> Task to carry out:
Scan the entries below for the word "further" and copy every line where it turns up.
........
__global__ void __launch_bounds__(256)
stream_segment_rows_kernel(const uint64_t* __restrict__ seg_rows, const uint64_t* __restrict__ seg_read, const uint8_t* __restrict__ joined,
                           const uint64_t* __restrict__ n_segments, const uint64_t bound, uint64_t* __restrict__ rows) {
    const uint64_t g = uint64_t(blockIdx.x) * blockDim.x + threadIdx.x;
    const uint32_t lane = threadIdx.x & 63u;
    const bool has = g < bound && g < *n_segments;
    const uint64_t read = has ? seg_read[g] : SEG_NO_READ;
    uint64_t v[6] = {0, 0, 0, 0, 0, 0};
    if (has) {
#pragma unroll
        for (uint32_t c = 0; c < 6; ++c) v[c] = seg_rows[6 * g + c];
        const uint64_t j = joined[g];
        v[4] -= j;
        v[5] += j;
    }
    if (__ballot(has) == 0) return;
    const uint64_t read_before = __shfl_up(read, 1, 64);
    for (uint32_t o = 1; o < 64; o <<= 1) {
        const bool same = __shfl_down(read, o, 64) == read && lane + o < 64;
#pragma unroll
        for (uint32_t c = 0; c < 6; ++c) {
            const uint64_t further = __shfl_down(v[c], o, 64);
            if (same) v[c] += further;
        }
    }
    if (!has || (lane > 0 && read_before == read)) return;
    unsigned long long* const row = reinterpret_cast<unsigned long long*>(rows + 6 * read);
#pragma unroll
    for (uint32_t c = 0; c < 6; ++c)
        if (v[c]) atomicAdd(row + c, (unsigned long long)v[c]);
}

template <int W, bool CANON>
void launch_seams(device_replica const* rep, dict_view const& d, hipStream_t s, uint64_t const* packed, uint64_t const* okay, uint64_t const* seg_begin,
                  uint64_t const* seg_read, uint64_t const* n_segments, uint64_t bound, uint8_t* joined, uint64_t* report) {
    hipLaunchKernelGGL((stream_seams_kernel<W, CANON>), dim3(uint32_t((bound + 255) / 256)), dim3(256), 0, s, d, rep->d_skew, packed, okay, seg_begin, seg_read,
                       n_segments, bound, joined, report);
    HIP_CHECK(hipGetLastError());
}

template <int MODE>
void launch_run_kernel(device_replica const* rep, dict_view const& d, dim3 grid, dim3 block, hipStream_t s, uint64_t const* packed, uint64_t const* okay,
                       uint64_t const* begins, uint64_t const* ends, uint64_t n_reads, uint64_t reads_per_wave, uint32_t move_out_every, uint64_t* report,
                       run_sink const& sink) {
    auto launch = [&](auto kernel) {
        hipLaunchKernelGGL(kernel, grid, block, 0, s, d, rep->d_skew, packed, okay, begins, ends, n_reads, reads_per_wave, move_out_every, report, sink);
        HIP_CHECK(hipGetLastError());
    };
    const bool wide = d.k > 31, canon = d.canonical, sk = d.sk.enabled;
    if (!wide && !canon && !sk) launch(streaming_run_kernel<1, false, false, MODE>);
    else if (!wide && !canon) launch(streaming_run_kernel<1, false, true, MODE>);
    else if (!wide && !sk) launch(streaming_run_kernel<1, true, false, MODE>);
    else if (!wide) launch(streaming_run_kernel<1, true, true, MODE>);
    else if (!canon && !sk) launch(streaming_run_kernel<2, false, false, MODE>);
    else if (!canon) launch(streaming_run_kernel<2, false, true, MODE>);
    else if (!sk) launch(streaming_run_kernel<2, true, false, MODE>);
    else launch(streaming_run_kernel<2, true, true, MODE>);
}

enum : int { RUNS_COUNT = 1, RUNS_WRITE = 2, RUNS_COVER = 4, RUNS_DEPTH = 8 };
void launch_streaming_runs(device_replica const* rep, char const* bases, uint64_t const* offsets, uint64_t n_reads, uint64_t total_bases, uint64_t* report,
                           hipStream_t s, uint64_t* rows = nullptr ,
                           run_sink sink = run_sink{nullptr, nullptr, 0}, int run_phases = 0,
                           uint64_t S = 0 ) {
    dict_view const& d = rep->view;
    const bool segmented = S != 0;
    if (segmented && (run_phases & (RUNS_COUNT | RUNS_WRITE))) throw error(error_kind::internal, "run records are not segmented");
    segment_layout L{};
    if (segmented) {
        L = segment_scratch(n_reads, total_bases, S, SCAN_TILE, rows != nullptr);
        if (L.words == 0 || (L.bound + 255) / 256 >> 31) throw error(error_kind::argument, "too many segments for one call");
    }
    const uint64_t packed_bytes = ((total_bases + 31) / 32 + 3) * 8, okay_bytes = ((total_bases + 63) / 64 + 2) * 8;
    const uint64_t runs_bytes = run_phases ? (scan_tiles(n_reads + 1) + 6) * 8 : 0;
    uint64_t* const caller_report = report;
    std::lock_guard<std::mutex> sequence(rep->launch_mutex);
    uint64_t* packed = static_cast<uint64_t*>(rep->read_scratch_for(s, packed_bytes + okay_bytes + runs_bytes + L.words * 8));
    uint64_t* okay = packed + packed_bytes / 8;
    uint64_t* scan_sums = okay + okay_bytes / 8;
    uint64_t* const seg = scan_sums + runs_bytes / 8;
    if (total_bases) {
        const uint64_t lanes = (total_bases + 7) / 8;
        hipLaunchKernelGGL(stream_pack_kernel, dim3(uint32_t((lanes + 255) / 256)), dim3(256), 0, s, bases, total_bases,
                           reinterpret_cast<uint16_t*>(packed), reinterpret_cast<uint8_t*>(okay));
    }
    uint64_t const *begins = offsets, *ends = offsets + 1;
    const uint64_t n_whole_reads = n_reads;
    if (segmented) {
        hipLaunchKernelGGL(stream_segment_counts_kernel, dim3(uint32_t((n_reads + 256) / 256)), dim3(256), 0, s, offsets, n_reads, d.k, S, seg + L.first);
        exclusive_scan_u64(seg + L.first, n_reads + 1, seg + L.sums, s);
        hipLaunchKernelGGL(stream_segment_fill_kernel, dim3(uint32_t((L.bound + 255) / 256)), dim3(256), 0, s, offsets, n_reads, seg + L.first, d.k, S, L.bound,
                           seg + L.begin, seg + L.end, seg + L.read);
        HIP_CHECK(hipGetLastError());
        begins = seg + L.begin;
        ends = seg + L.end;
        n_reads = L.bound;
    }
    auto seams = [&](uint8_t* joined, uint64_t* into) {
        uint64_t const* n_segments = seg + L.first + n_whole_reads;
        if (d.k <= 31 && !d.canonical) launch_seams<1, false>(rep, d, s, packed, okay, begins, seg + L.read, n_segments, L.bound, joined, into);
        else if (d.k <= 31) launch_seams<1, true>(rep, d, s, packed, okay, begins, seg + L.read, n_segments, L.bound, joined, into);
        else if (!d.canonical) launch_seams<2, false>(rep, d, s, packed, okay, begins, seg + L.read, n_segments, L.bound, joined, into);
        else launch_seams<2, true>(rep, d, s, packed, okay, begins, seg + L.read, n_segments, L.bound, joined, into);
    };
    const uint64_t max_waves = uint64_t(256) * 4 * SSHASH_STREAM_WAVES;
    uint64_t waves = std::min<uint64_t>(max_waves, std::max<uint64_t>(1, n_reads / (64 * 2)));
    waves = (waves + 3) / 4 * 4;
    const uint64_t reads_per_wave = (n_reads + waves - 1) / waves;
    const dim3 grid(uint32_t(waves / 4)), block(256);
    const uint32_t move_out_every = uint32_t(test_hook_u64("stream_move_out_every", uint64_t(1) << 16, 1, uint64_t(1) << 16));
    auto totals = [&]() {
        if (report) return report;
        uint64_t* spare = scan_sums + scan_tiles(n_whole_reads + 1);
        HIP_CHECK(hipMemsetAsync(spare, 0, 6 * sizeof(uint64_t), s));
        return spare;
    };
    if ((rows || (run_phases & (RUNS_COUNT | RUNS_WRITE))) && reads_per_wave >> 31) throw error(error_kind::argument, "too many reads for one call");
    if (run_phases & RUNS_COVER) {
        launch_run_kernel<STREAM_COVER>(rep, d, grid, block, s, packed, okay, begins, ends, n_reads, reads_per_wave, move_out_every, totals(), sink);
        if (segmented && caller_report) seams(nullptr, caller_report);
    } else if (run_phases & RUNS_DEPTH) {
        launch_run_kernel<STREAM_DEPTH>(rep, d, grid, block, s, packed, okay, begins, ends, n_reads, reads_per_wave, move_out_every, totals(), sink);
        if (segmented && caller_report) seams(nullptr, caller_report);
    } else if (run_phases) {
        if (run_phases & RUNS_COUNT) {
            launch_run_kernel<STREAM_RUN_COUNTS>(rep, d, grid, block, s, packed, okay, begins, ends, n_reads, reads_per_wave, move_out_every, totals(), sink);
            HIP_CHECK(hipMemsetAsync(sink.run_offsets + n_reads, 0, sizeof(uint64_t), s));
            exclusive_scan_u64(sink.run_offsets, n_reads + 1, scan_sums, s);
        }
        if (run_phases & RUNS_WRITE)
            launch_run_kernel<STREAM_RUN_RECORDS>(rep, d, grid, block, s, packed, okay, begins, ends, n_reads, reads_per_wave, move_out_every, nullptr, sink);
    } else if (rows) {
        if (segmented) {
            uint8_t* const joined = reinterpret_cast<uint8_t*>(seg + L.joined);
            launch_run_kernel<STREAM_ROWS>(rep, d, grid, block, s, packed, okay, begins, ends, n_reads, reads_per_wave, move_out_every, seg + L.rows, sink);
            seams(joined, nullptr);
            HIP_CHECK(hipMemsetAsync(rows, 0, n_whole_reads * 6 * sizeof(uint64_t), s));
            hipLaunchKernelGGL(stream_segment_rows_kernel, dim3(uint32_t((L.bound + 255) / 256)), dim3(256), 0, s, seg + L.rows, seg + L.read, joined,
                               seg + L.first + n_whole_reads, L.bound, rows);
            HIP_CHECK(hipGetLastError());
        } else {
            launch_run_kernel<STREAM_ROWS>(rep, d, grid, block, s, packed, okay, begins, ends, n_reads, reads_per_wave, move_out_every, rows, sink);
        }
        if (report) {
            const uint32_t blocks = uint32_t(std::min<uint64_t>((n_whole_reads + 255) / 256, 1024));
            hipLaunchKernelGGL(stream_rows_sum_kernel, dim3(blocks), dim3(256), 0, s, rows, n_whole_reads, report);
            HIP_CHECK(hipGetLastError());
        }
    } else {
        launch_run_kernel<STREAM_TOTALS>(rep, d, grid, block, s, packed, okay, begins, ends, n_reads, reads_per_wave, move_out_every, report, sink);
        if (segmented && report) seams(nullptr, report);
    }
}
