# jzbontar/mc-cnn

Hardware: AMD Instinct MI355X
Metric: Mega-pixel-disparities/sec (cost-vol+CBCA+SGM) + end-to-end disp ms/pair (higher is better)
Workload: dtype f32; 1 GPU; KITTI 2012 fast, 370x1226 disp_max=228; H=370, W=1226, disp_max=228, feature_channels=64, params=kitti_fast, parallelism=one pair per GPU

## Files before the change

mc-cnn_amd/csrc/post.hip:

```cpp
#include "launchers.h"

#include <atomic>

namespace mc {


__global__ void __launch_bounds__(256) fill_nan_kernel(float *__restrict__ p, int64_t n)
{
	const float nanv = __builtin_nanf("");
	for (int64_t i = (int64_t)blockIdx.x * blockDim.x + threadIdx.x; i < n; i += (int64_t)gridDim.x * blockDim.x) p[i] = nanv;
}

__global__ void __launch_bounds__(256) scale_kernel(const float *__restrict__ in, float *__restrict__ out, int64_t n, float s)
{
	for (int64_t i = (int64_t)blockIdx.x * blockDim.x + threadIdx.x; i < n; i += (int64_t)gridDim.x * blockDim.x) out[i] = in[i] * s;
}
typedef float f4v_t __attribute__((ext_vector_type(4)));
__global__ void __launch_bounds__(256) scale4_kernel(const f4v_t *__restrict__ in, f4v_t *__restrict__ out, int64_t n4, float s)
{
	const int64_t i = (int64_t)blockIdx.x * 256 + threadIdx.x;
	if (i < n4) out[i] = in[i] * s;
}

template <bool NT>
__global__ void __launch_bounds__(256) transpose_kernel(const float *__restrict__ in, float *__restrict__ out, int64_t R,
                                                        int64_t Cn, int64_t ldin, int64_t ldout, float s)
{
	__shared__ float tile[64][65];
	const int64_t c0 = (int64_t)blockIdx.x * 64, r0 = (int64_t)blockIdx.y * 64;
	const int tx = threadIdx.x & 63, ty = threadIdx.x >> 6;
	for (int k = ty; k < 64; k += 4) {
		const int64_t r = r0 + k, c = c0 + tx;
		if (r < R && c < Cn) tile[k][tx] = NT ? __builtin_nontemporal_load(in + r * ldin + c) : in[r * ldin + c];
	}
	__syncthreads();
	for (int k = ty; k < 64; k += 4) {
		const int64_t c = c0 + k, r = r0 + tx;
		if (r < R && c < Cn) {
			if (NT) __builtin_nontemporal_store(tile[tx][k] * s, out + c * ldout + r);
			else out[c * ldout + r] = tile[tx][k] * s;
		}
	}
}

typedef float post_f4 __attribute__((ext_vector_type(4)));
template <bool NT, bool LOOP_R>
__global__ void __launch_bounds__(256) transpose4_kernel(const float *__restrict__ in, float *__restrict__ out, int64_t R,
                                                         int64_t Cn, int64_t ldin, int64_t ldout, float s)
{
	__shared__ float tile[64][65];
	const int lx = threadIdx.x & 15, ly = threadIdx.x >> 4;
	const int64_t fixed0 = (int64_t)blockIdx.x * 64;
	const int64_t nloop = LOOP_R ? R : Cn;
	for (int64_t t0 = 0; t0 < nloop; t0 += 64) {
		const int64_t c0 = LOOP_R ? fixed0 : t0, r0 = LOOP_R ? t0 : fixed0;
#pragma unroll
		for (int k = 0; k < 4; ++k) {
			const int row = ly + 16 * k;
			const int64_t r = r0 + row, c = c0 + 4 * lx;
			if (r < R && c < Cn) {
				const post_f4 *p = (const post_f4 *)(in + r * ldin + c);
				const post_f4 v = NT ? __builtin_nontemporal_load(p) : *p;
				tile[row][4 * lx + 0] = v.x; tile[row][4 * lx + 1] = v.y; tile[row][4 * lx + 2] = v.z; tile[row][4 * lx + 3] = v.w;
			}
		}
		__syncthreads();
#pragma unroll
		for (int k = 0; k < 4; ++k) {
			const int col = ly + 16 * k;
			const int64_t c = c0 + col, r = r0 + 4 * lx;
			if (c < Cn && r < R) {
				const post_f4 v = {tile[4 * lx + 0][col] * s, tile[4 * lx + 1][col] * s, tile[4 * lx + 2][col] * s, tile[4 * lx + 3][col] * s};
				post_f4 *q = (post_f4 *)(out + c * ldout + r);
				if (NT) __builtin_nontemporal_store(v, q);
				else *q = v;
			}
		}
		__syncthreads();
	}
}


int fill_nan(float *p, int64_t n, hipStream_t st)
{
	if (n <= 0) return 0;
	const unsigned blocks = cdiv(n, 256) < 4096u ? cdiv(n, 256) : 4096u;
	hipLaunchKernelGGL(fill_nan_kernel, dim3(blocks), dim3(256), 0, st, p, n);
	return check_launch("fill_nan");
}

int scale(const float *in, float *out, int64_t n, float s, hipStream_t st)
{
	if (n <= 0) return 0;
	if (n % 4 == 0 && (uintptr_t)in % 16 == 0 && (uintptr_t)out % 16 == 0 && n / 4 / 256 < 0x7fffffff) {
		hipLaunchKernelGGL(scale4_kernel, dim3(cdiv(n / 4, 256)), dim3(256), 0, st, (const f4v_t *)in, (f4v_t *)out, n / 4, s);
		return check_launch("scale");
	}
	const unsigned blocks = cdiv(n, 256) < 4096u ? cdiv(n, 256) : 4096u;
	hipLaunchKernelGGL(scale_kernel, dim3(blocks), dim3(256), 0, st, in, out, n, s);
	return check_launch("scale");
}
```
........
> Your solution:
            const uint64_t further = __shfl_down(v[c], o, 64);
            if (same) v[c] += further;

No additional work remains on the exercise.